# WHAT YOU NEED TO DO
All lines holding the word "else" are to be copied from the records beneath.

# LISTED RECORDS
+  hipLaunchKernelGGL(gigs::specular_apply_multi_bwd_sparse_kernel, dim3(blocks), dim3(256), 0, s, L, state);
+  gigs_internal_stage_end(tok);
+  PBR_CHECK_LAUNCH();
+  return 0;
+}
+
 int gigs_cubemap_mip_fwd(int res_out, int channels, const float* in, float* out, void* stream) {
   if (res_out <= 0 || channels <= 0 || !in || !out) return gigs_internal_fail(GIGS_ERR_INVALID, "cubemap_mip_fwd: bad argument");
   void* tok; gigs_internal_stage_begin(16, stream, &tok);
diff --git a/gi-gs_amd/gigs_lib.py b/gi-gs_amd/gigs_lib.py
--- a/gi-gs_amd/gigs_lib.py
+++ b/gi-gs_amd/gigs_lib.py
@@ -72,6 +72,9 @@
     "gigs_specular_cubemap_fwd_w": (_i, [C.c_void_p, _i, _f, _f, _f, _f, _i, _f, _f, C.c_void_p]),
     "gigs_specular_cubemap_bwd_w": (_i, [C.c_void_p, _i, _f, _f, _f, _i, _f, _i, _f, C.c_void_p]),
     "gigs_specular_cubemap_multi_w": (_i, [C.c_void_p, _i, C.c_void_p, _i, C.c_void_p]),
+    "gigs_spec_sparse_capacity": (_i, [C.c_void_p, _i]),
+    "gigs_specular_cubemap_multi_bwd_sparse": (_i, [C.c_void_p, _i, C.c_void_p, C.POINTER(C.c_void_p), C.POINTER(C.c_void_p),
+                                                    C.c_void_p, C.c_void_p, C.c_void_p]),
     "gigs_cubemap_mip_fwd": (_i, [_i, _i, _f, _f, C.c_void_p]),
     "gigs_cubemap_mip_bwd_add": (_i, [_i, _f, _f, _f, C.c_void_p]),
     "gigs_cubemap_mip_bwd_add2": (_i, [_i, _f, _f, _f, _f, C.c_void_p]),
@@ -162,7 +165,7 @@
     _fields_ = [(n, C.c_int) for n in (
         "struct_bytes", "binning_legacy", "bucket_max_mean", "long_lists", "bucket_target", "bin_bands", "blend_cull",
         "pre_bwd_sh_skip", "gi_march", "gi_cert", "gi_interleave", "gi_tile_log2w", "gi_zero_rays", "spec_max8",
-        "spec_max16", "shade_lds_floats", "shade_bwd_blocks", "shade_bwd_rows")]
+        "spec_max16", "shade_lds_floats", "shade_bwd_blocks", "shade_bwd_rows", "spec_sparse", "spec_sparse_permille")]
 
 
 OPTION_NAMES = tuple(n for n, _ in Options._fields_ if n != "struct_bytes")
@@ -204,6 +207,7 @@
                 ("reserved", C.c_int)]
 
 
+SPEC_SPARSE_STATE_INTS = 32
 MAX_IMAGES = 4096
 MINMAX_SCRATCH_FLOATS = 512
 
diff --git a/gi-gs_amd/pbr/renderutils/ops.py b/gi-gs_amd/pbr/renderutils/ops.py
--- a/gi-gs_amd/pbr/renderutils/ops.py
+++ b/gi-gs_amd/pbr/renderutils/ops.py
@@ -191,7 +191,9 @@
     def backward(ctx, *douts):
         import ctypes as C
         dev = next(d for d in douts if d is not None).device
-        gs, arr, keep = [], (gigs_lib.SpecLevel * len(douts))(), []
+        n = len(douts)
+        gs, arr, keep = [], (gigs_lib.SpecLevel * n)(), []
+        w_fwd, w_sum = (C.c_void_p * n)(), (C.c_void_p * n)()
         for i, (d, res, (bounds, tables)) in enumerate(zip(douts, ctx.shapes, ctx.meta)):
             d = torch.zeros((6, res, res, 3), dtype=torch.float32, device=dev) if d is None else _gpu(d, "dout")
             keep.append(d)
@@ -199,12 +201,59 @@
             gs.append(g)
             arr[i] = gigs_lib.SpecLevel(res, _avg_window(tables, res), d.data_ptr(), bounds.data_ptr(), tables[0].data_ptr(),
                                         tables[3].data_ptr(), g.data_ptr(), None)
+            w_fwd[i], w_sum[i] = tables[1].data_ptr(), tables[4].data_ptr()
         with torch.cuda.device(dev):
             if bwd_head_start_ns > 0:
                 gigs_lib.check(_lib.gigs_stream_delay(int(bwd_head_start_ns), _stream()), "stream_delay")
-            gigs_lib.check(_lib.gigs_specular_cubemap_multi_w(gigs_lib.ctx_ptr(), len(douts), C.cast(arr, C.c_void_p), 1, _stream()),
-                           "specular_cubemap_multi_w")
+            state, lists = _sparse_buffers(tuple(ctx.shapes), dev)
+            gigs_lib.check(_lib.gigs_specular_cubemap_multi_bwd_sparse(gigs_lib.ctx_ptr(), n, C.cast(arr, C.c_void_p), w_fwd, w_sum,
+                                                                       None if state is None else state.data_ptr(),
+                                                                       None if lists is None else lists.data_ptr(), _stream()),
+                           "specular_cubemap_multi_bwd_sparse")
         return (None, *gs)
+
+
+_sparseBuffers = {}
+_sparseSpares = {}
+_sparseCaptured = []
+
+
+def _new_sparse_pair(caps, device):
+    return (torch.zeros(gigs_lib.SPEC_SPARSE_STATE_INTS, dtype=torch.int32, device=device),
+            torch.empty(max(1, sum(caps)), dtype=torch.int32, device=device))
+
+
+def _sparse_buffers(shapes, device):
+    if not gigs_lib.current().option("spec_sparse"):
+        return None, None
+    caps = tuple(gigs_lib.check(_lib.gigs_spec_sparse_capacity(gigs_lib.ctx_ptr(), r), "spec_sparse_capacity") for r in shapes)
+    chain = (shapes, caps, str(device))
+    if torch.cuda.is_current_stream_capturing():
+        spares = _sparseSpares.get(chain)
+        pair = spares.pop() if spares else _new_sparse_pair(caps, device)
+        _sparseCaptured.append(pair)
+    else:
+        key = chain + (_stream(),)
+        if key not in _sparseBuffers:
+            _sparseBuffers[key] = _new_sparse_pair(caps, device)
+        if not _sparseSpares.get(chain):
+            _sparseSpares[chain] = [_new_sparse_pair(caps, device)]
+        pair = _sparseBuffers[key]
+    _sparseLast[(shapes, str(device))] = pair[0]
+    return pair
+
+
+_sparseLast = {}
+
+
+def spec_sparse_report(shapes, device=None):
+    device = torch.device("cuda", torch.cuda.current_device()) if device is None else device
+    state = _sparseLast.get((tuple(shapes), str(device)))
+    if state is None:
+        return None
+    torch.cuda.synchronize(device)
+    v = state.cpu().tolist()
+    return [(bool(v[8 + i]), v[16 + i]) for i in range(len(shapes))]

# RESPONSE AREA
             d = torch.zeros((6, res, res, 3), dtype=torch.float32, device=dev) if d is None else _gpu(d, "dout")
+                                                                       None if state is None else state.data_ptr(),
+                                                                       None if lists is None else lists.data_ptr(), _stream()),
+        pair = spares.pop() if spares else _new_sparse_pair(caps, device)
+    else:
+    device = torch.device("cuda", torch.cuda.current_device()) if device is None else device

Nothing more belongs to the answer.